INFP - I love so many different genres and I will listen to anything that is new to me! The weirder the better 

My favorite genres include...
Avant-Garde/Experimental
Black Metal (most types, I prefer Experimental BM, Psychedelic BM, Blackgaze, Post-BM and Ambient BM)
Ambient/Dark Ambient
Noise
Drone
Psychedelic
Electronic
Post-Rock
Shoegaze
Avant Jazz/Free Jazz
Funeral/Dark Jazz
Post-Metal
Post-Dub
Ambient Dub
Atmospheric Sludge Metal
Drone Doom
Abstract/Experimental Hip-Hop
Dark Folk
Classical
Industrial
EBM (Not EDM)
IDM
Breakcore
Aggrotech
Glitch
Ambient music with Field Recordings
Post-Punk
Noise Rock
Indie Pop
Chamber Pop
Art Pop
Avant Prog


----------



## Stone Drum

INFP as well. I'm a bit picky. I don't choose my music on genres. I choose my music based on individual artists and songs. 

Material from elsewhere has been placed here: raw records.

template <int NST, bool DOC>
__device__ __forceinline__ void attn_bwd_dkdv_body(char* smem, const uint16_t* __restrict__ qkv, const uint16_t* __restrict__ dout,
                                                   const float* __restrict__ lse, const float* __restrict__ ndelta,
                                                   const float* __restrict__ rcos, const float* __restrict__ rsin,
                                                   const int32_t* __restrict__ doc_end, uint16_t* __restrict__ dqkv, int T, int nh, int b, int h,
                                                   int kv0, int jq_plan, unsigned long long* trace_t = nullptr) {
  constexpr int QT = 64;
  constexpr int TILE = QT * 128;
  constexpr int STAGE = 2 * TILE + 512;
  constexpr int NQB = 2;
  const int dm = nh * HD, ld = 3 * dm;
  const int t = threadIdx.x, lane = t & 63;
  const int wave = __builtin_amdgcn_readfirstlane(t >> 6);
  const int l31 = lane & 31, hi = lane >> 5;
  constexpr int qoff = 0;
  const int kvw0 = kv0 + 32 * wave;
  const int kvrow = kvw0 + l31;
  const bool kvalid = kvrow < T;
  const uint16_t* base = qkv + (int64_t)b * T * ld + h * HD;
  const uint16_t* dobase = dout + (int64_t)b * T * dm + h * HD;
  const float* lrow = lse + ((int64_t)b * nh + h) * T;
  const float* drow = ndelta + ((int64_t)b * nh + h) * T;
  const float scale = 0.125f, c2 = scale * LOG2E;

  const int nqt = (T + QT - 1) / QT;
  const int jq_lo = kv0 / QT;
  const int jq_hi = DOC ? jq_plan : nqt;
  const int n = jq_hi - jq_lo;

  TileDma dma, dmad;
  dma.init(wave, lane, ld);
  dmad.init(wave, lane, dm);
  auto stage = [&](int slot, int jq) {
    const int qt0 = jq * QT;
    char* dst = smem + slot * STAGE;
    if (qt0 + QT <= T) {
      dma.issue_full(dst, base + (int64_t)qt0 * ld, wave);
      dmad.issue_full(dst + TILE, dobase + (int64_t)qt0 * dm, wave);
    } else {
      dma.issue(dst, base + (int64_t)qt0 * ld, ld, T - 1 - qt0, wave);
      dma.issue(dst + TILE, dobase + (int64_t)qt0 * dm, dm, T - 1 - qt0, wave);
    }
    if (wave == 0 && lane < 16) {
      const int q = min(qt0 + lane * 4, T - 4);
      dma16_asm(lrow + q, dst + 2 * TILE);
      dma16_asm(drow + q, dst + 2 * TILE + 256);
    }
  };
  bf16x8_t kf[4], vf[4];
  int de = T;
  if (DOC) {
    static_assert(!DOC || NST == 3, "the prologue parks the wave's rows in slots 1 and 2");
    if (n > 0) stage(0, jq_lo);
    char* kreg = smem + 1 * STAGE + wave * 4096;
    char* vreg = smem + 2 * STAGE + wave * 4096;
    rows_dma(kreg, base + dm, ld, kvw0, T - 1, lane);
    rows_dma(vreg, base + 2 * dm, ld, kvw0, T - 1, lane);
    de = doc_end[(int64_t)b * T + min(kvrow, T - 1)];
    asm volatile("; row data requested" ::"v"(de));
    asm volatile("s_waitcnt vmcnt(0)" ::: "memory");
#pragma unroll
    for (int ks = 0; ks < 4; ++ks) {
      kf[ks] = rows_frag(kreg, l31, ks, hi);
      vf[ks] = rows_frag(vreg, l31, ks, hi);
    }
    attn_barrier();
    if (n > 1) stage(1, jq_lo + 1);
  } else {
#pragma unroll
    for (int i = 0; i < NST - 1; ++i)
      if (i < n) stage(i, jq_lo + i);
#pragma unroll
    for (int ks = 0; ks < 4; ++ks) {
      const uint16_t* p = base + (int64_t)kvrow * ld + ks * 16 + hi * 8;
      kf[ks] = kvalid ? ld_bf16x8(p + dm) : zero_bf16x8();
      vf[ks] = kvalid ? ld_bf16x8(p + 2 * dm) : zero_bf16x8();
    }
    asm volatile("; k/v fragments resident" ::"v"(kf[0]), "v"(kf[1]), "v"(kf[2]), "v"(kf[3]), "v"(vf[0]), "v"(vf[1]), "v"(vf[2]), "v"(vf[3]));
    asm volatile("s_waitcnt vmcnt(0)" ::: "memory");
  }
  const int de_lo = DOC ? __builtin_amdgcn_readlane(de, 0) : T, de_hi = DOC ? __builtin_amdgcn_readlane(de, 31) : T;

  f32x16_t dk[2], dv[2];
  zero16(dk[0]); zero16(dk[1]); zero16(dv[0]); zero16(dv[1]);

  auto compute = [&](int qt0, const char* sQ, auto mask_tag) {
    constexpr bool MASK = decltype(mask_tag)::value;
    const char* sDO = sQ + TILE;
    const float* sL = reinterpret_cast<const float*>(sQ + 2 * TILE);
    const float* sD = sL + 64;
    const int c_lo = kvrow - qt0 - qoff - 4 * hi, c_end = de - qt0 - qoff - 4 * hi;
#pragma unroll
    for (int qb = 0; qb < NQB; ++qb) {
      __builtin_amdgcn_sched_barrier(0);
      if (MASK && qt0 + qoff + qb * 32 + 31 < kvw0) continue;
      if (DOC && MASK && qt0 + qoff + qb * 32 >= de_hi) continue;
      bf16x8_t qfr[4], dofr[4], dotr[2][2], qtr[2][2];
#pragma unroll
      for (int ks = 0; ks < 4; ++ks) {
        qfr[ks] = frag_rows(sQ, qoff + qb * 32 + l31, ks, hi);
        dofr[ks] = frag_rows(sDO, qoff + qb * 32 + l31, ks, hi);
      }
      f32x4_t L4[4];
      f32x16_t s, dp;
#pragma unroll
      for (int g = 0; g < 4; ++g) {
        const int ql0 = qoff + qb * 32 + 8 * g + 4 * hi;
        L4[g] = *reinterpret_cast<const f32x4_t*>(sL + ql0);
        const f32x4_t nd = *reinterpret_cast<const f32x4_t*>(sD + ql0);
#pragma unroll
        for (int e = 0; e < 4; ++e) dp[4 * g + e] = nd[e];
      }
#pragma unroll
      for (int s2 = 0; s2 < 2; ++s2)
#pragma unroll
        for (int db = 0; db < 2; ++db) {
          dotr[db][s2] = frag_cols(sDO, db, qoff + qb * 32 + s2 * 16 + 4 * hi, lane);
          qtr[db][s2] = frag_cols(sQ, db, qoff + qb * 32 + s2 * 16 + 4 * hi, lane);
        }
      zero16(s);
#pragma unroll
      for (int ks = 0; ks < 4; ++ks) {
        s = mfma32(qfr[ks], kf[ks], s);
        dp = mfma32(dofr[ks], vf[ks], dp);
      }
      bf16x8_t pf[2], dsf[2];
#pragma unroll
      for (int g = 0; g < 4; ++g)
#pragma unroll
        for (int e = 0; e < 4; ++e) {
          const int r = 4 * g + e;
          float p = fast_exp2(__builtin_fmaf(s[r], c2, -L4[g][e]));
          if (MASK) {
            const int c = qb * 32 + 8 * g + e;
            p = ((c >= c_lo) && (c < c_end)) ? p : 0.f;
          }
          const float dsv = p * dp[r];
          pf[r >> 3][r & 7] = f2bf(p);
          dsf[r >> 3][r & 7] = f2bf(dsv);
        }
#pragma unroll
      for (int s2 = 0; s2 < 2; ++s2)
#pragma unroll
        for (int db = 0; db < 2; ++db) {
          dv[db] = mfma32(dotr[db][s2], pf[s2], dv[db]);
          dk[db] = mfma32(qtr[db][s2], dsf[s2], dk[db]);
        }
#ifdef PLM_ATTN_ONEPASS_ABLATION
      if (g_onepass_mode) {
        char* scr = smem + NST * STAGE + wave * 2048;
        *reinterpret_cast<bf16x8_t*>(scr + lane * 32) = dsf[0];
        *reinterpret_cast<bf16x8_t*>(scr + lane * 32 + 16) = dsf[1];
        bf16x8_t at[2];
#pragma unroll
        for (int s2 = 0; s2 < 2; ++s2)
          at[s2] = join_tr(lds_read_tr16(scr + s2 * 1024 + (lane & 15) * 64 + (lane >> 4) * 8), lds_read_tr16(scr + s2 * 1024 + 512 + (lane & 15) * 32 + (lane >> 4) * 8));
        f32x16_t dqp[2];
        zero16(dqp[0]);
        zero16(dqp[1]);
#pragma unroll
        for (int s2 = 0; s2 < 2; ++s2)
#pragma unroll
          for (int db = 0; db < 2; ++db) dqp[db] = mfma32(at[s2], frag_cols(sQ, db, qoff + qb * 32 + s2 * 16 + 4 * hi, lane), dqp[db]);
        if (g_onepass_mode == 2) {
#pragma unroll
          for (int db = 0; db < 2; ++db)
#pragma unroll
            for (int r = 0; r < 16; ++r) {
              const int q = min(qt0 + qb * 32 + mfma32_row(r, hi), T - 1);
              atomicAdd(g_onepass_buf + ((int64_t)b * T + q) * dm + h * HD + db * 32 + l31, dqp[db][r]);
            }
        } else {
          asm volatile("; partial dQ" ::"v"(dqp[0]), "v"(dqp[1]));
        }
      }
#endif
    }
  };

  const bool wave_rows = kvw0 < T;
  const int jq_act = wave_rows ? min(jq_hi, max(jq_lo, kvw0 / QT)) : jq_hi;
  const int jq_m = min(jq_hi, max(jq_act, (kvw0 + 31 + QT - 1) / QT));
  const int jq_u = min(jq_hi, max(jq_m, de_lo / QT));
  const int jq_e = min(jq_hi, max(jq_u, (de_hi + QT - 1) / QT));
#ifdef PLM_ATTN_TRACE
  if (trace_t) trace_t[0] = __builtin_amdgcn_s_memrealtime();
#endif
  int i = 0, slot = 0;
  auto run = [&](int jq_end, auto mask_tag, bool active) {
    for (; jq_lo + i < jq_end; ++i) {
      const int rem = min(NST - 2, n - 1 - i);
      constexpr int W0 = ATTN_DMA_PER_STAGE + ATTN_DMA_STATS;
      if (wave == 0) {
        if (NST >= 4 && rem >= 2) attn_wait_vm<2 * W0>();
        else if (NST >= 3 && rem == 1) attn_wait_vm<W0>();
        else attn_wait_vm<0>();
      } else {
        if (NST >= 4 && rem >= 2) attn_wait_vm<2 * ATTN_DMA_PER_STAGE>();
        else if (NST >= 3 && rem == 1) attn_wait_vm<ATTN_DMA_PER_STAGE>();
        else attn_wait_vm<0>();
      }
      attn_barrier();
      if (i + NST - 1 < n) stage(slot == 0 ? NST - 1 : slot - 1, jq_lo + i + NST - 1);
      if (active) compute((jq_lo + i) * QT, smem + slot * STAGE, mask_tag);
      slot = (slot + 1 == NST) ? 0 : slot + 1;
    }
  };
  run(jq_act, std::true_type{}, false);
  run(jq_m, std::true_type{}, true);
  run(jq_u, std::false_type{}, true);
  run(jq_e, std::true_type{}, true);
  if (DOC) run(jq_hi, std::true_type{}, false);
#ifdef PLM_ATTN_TRACE
  if (trace_t) trace_t[1] = __builtin_amdgcn_s_memrealtime();
#endif

  const RowStage rs{smem + (n % NST) * STAGE + wave * 4096, lane};
#pragma unroll
  for (int db = 0; db < 2; ++db)
#pragma unroll
    for (int g = 0; g < 4; ++g) {
      bf16x4_t ov;
#pragma unroll
      for (int e = 0; e < 4; ++e) ov[e] = f2bf(dv[db][4 * g + e]);
      rs.put(l31, hi, db * 4 + g, ov);
    }
  rs.flush(dqkv + (int64_t)b * T * ld, ld, kvw0, T, 2 * dm + h * HD);
#pragma unroll
  for (int db = 0; db < 2; ++db)
#pragma unroll
    for (int g = 0; g < 4; ++g) {
      bf16x4_t ok;
#pragma unroll
      for (int e = 0; e < 4; ++e) ok[e] = f2bf(dk[db][4 * g + e] * scale);
      rs.put(l31, hi, db * 4 + g, ok);
    }
  rs.flush_rot(dqkv + (int64_t)b * T * ld, ld, kvw0, T, dm + h * HD, rcos, rsin);
}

Girl, don't even get me started on music roud:

Tool (prog metal band)
Led Zeppelin
Eric Whitacre
Song of Healing (Legend of Zelda)
Beyonce
Ravi Shankar and Anoushka Shankar and Zakir Hussain
Dvorak
Aida Nikolaychuk's rendition of Lullaby
Tony Royster
Tsungi Horn from Avatar Last Airbender
Spem in Alium
Carnival of Venice 
Haydn
Schubert- Standchen in particular
Bach
Jim Guthrie, notably "Little Furnace"
Philip Glass
Moshic
Daisuke Ishiwatari
Gamelan Music
Classical Tibetan Music
Japanese Koto music
Holy Wars the Punishment Due
Vizzutti-Variations on a favorite theme
Final Fantasy IV- Theme of Love
Devil May Cry- Out of Darkness
Vivaldi
OMG PERFECT PIANO OR HARP PIECES WITH GORGEOUS MELODY, HARMONY AND CADENCE :kitteh:

Music is my life if you can't tell


----------



## JosephtheSinger

I type as ESFJ and enjoy many different styles, such as: Classical, ragtime, jazz, easy listening (Dean Martin, Bing Crosby, etc.), 50s-70s pop, 70s soul, and retro country.


----------



## VIIZZY

INTP 

I'd say my tastes are eclectic but I tend to be obsessed with a specific genre for sometime before moving onto a new genre to obsess over.


----------



## rd93

ESFJ, all over the place

ambient, strange stuff (the abbasi brothers, sigur ros, brian eno, not really classical or strongly composition based)
some indie (cloud control, arctic monkeys, the smiths), some pop (lorde, lana del rey)
celtic music, folk music, enya, the skyrim ost
whatever you call The National because they are amazing
a lot of metal (eluveitie, tyr, turisas, lustre, cradle of filth, amon amarth, melankoli, agalloch, wintersun, aquilus, some symphonic, folk, ambient black, but not speed no thnx)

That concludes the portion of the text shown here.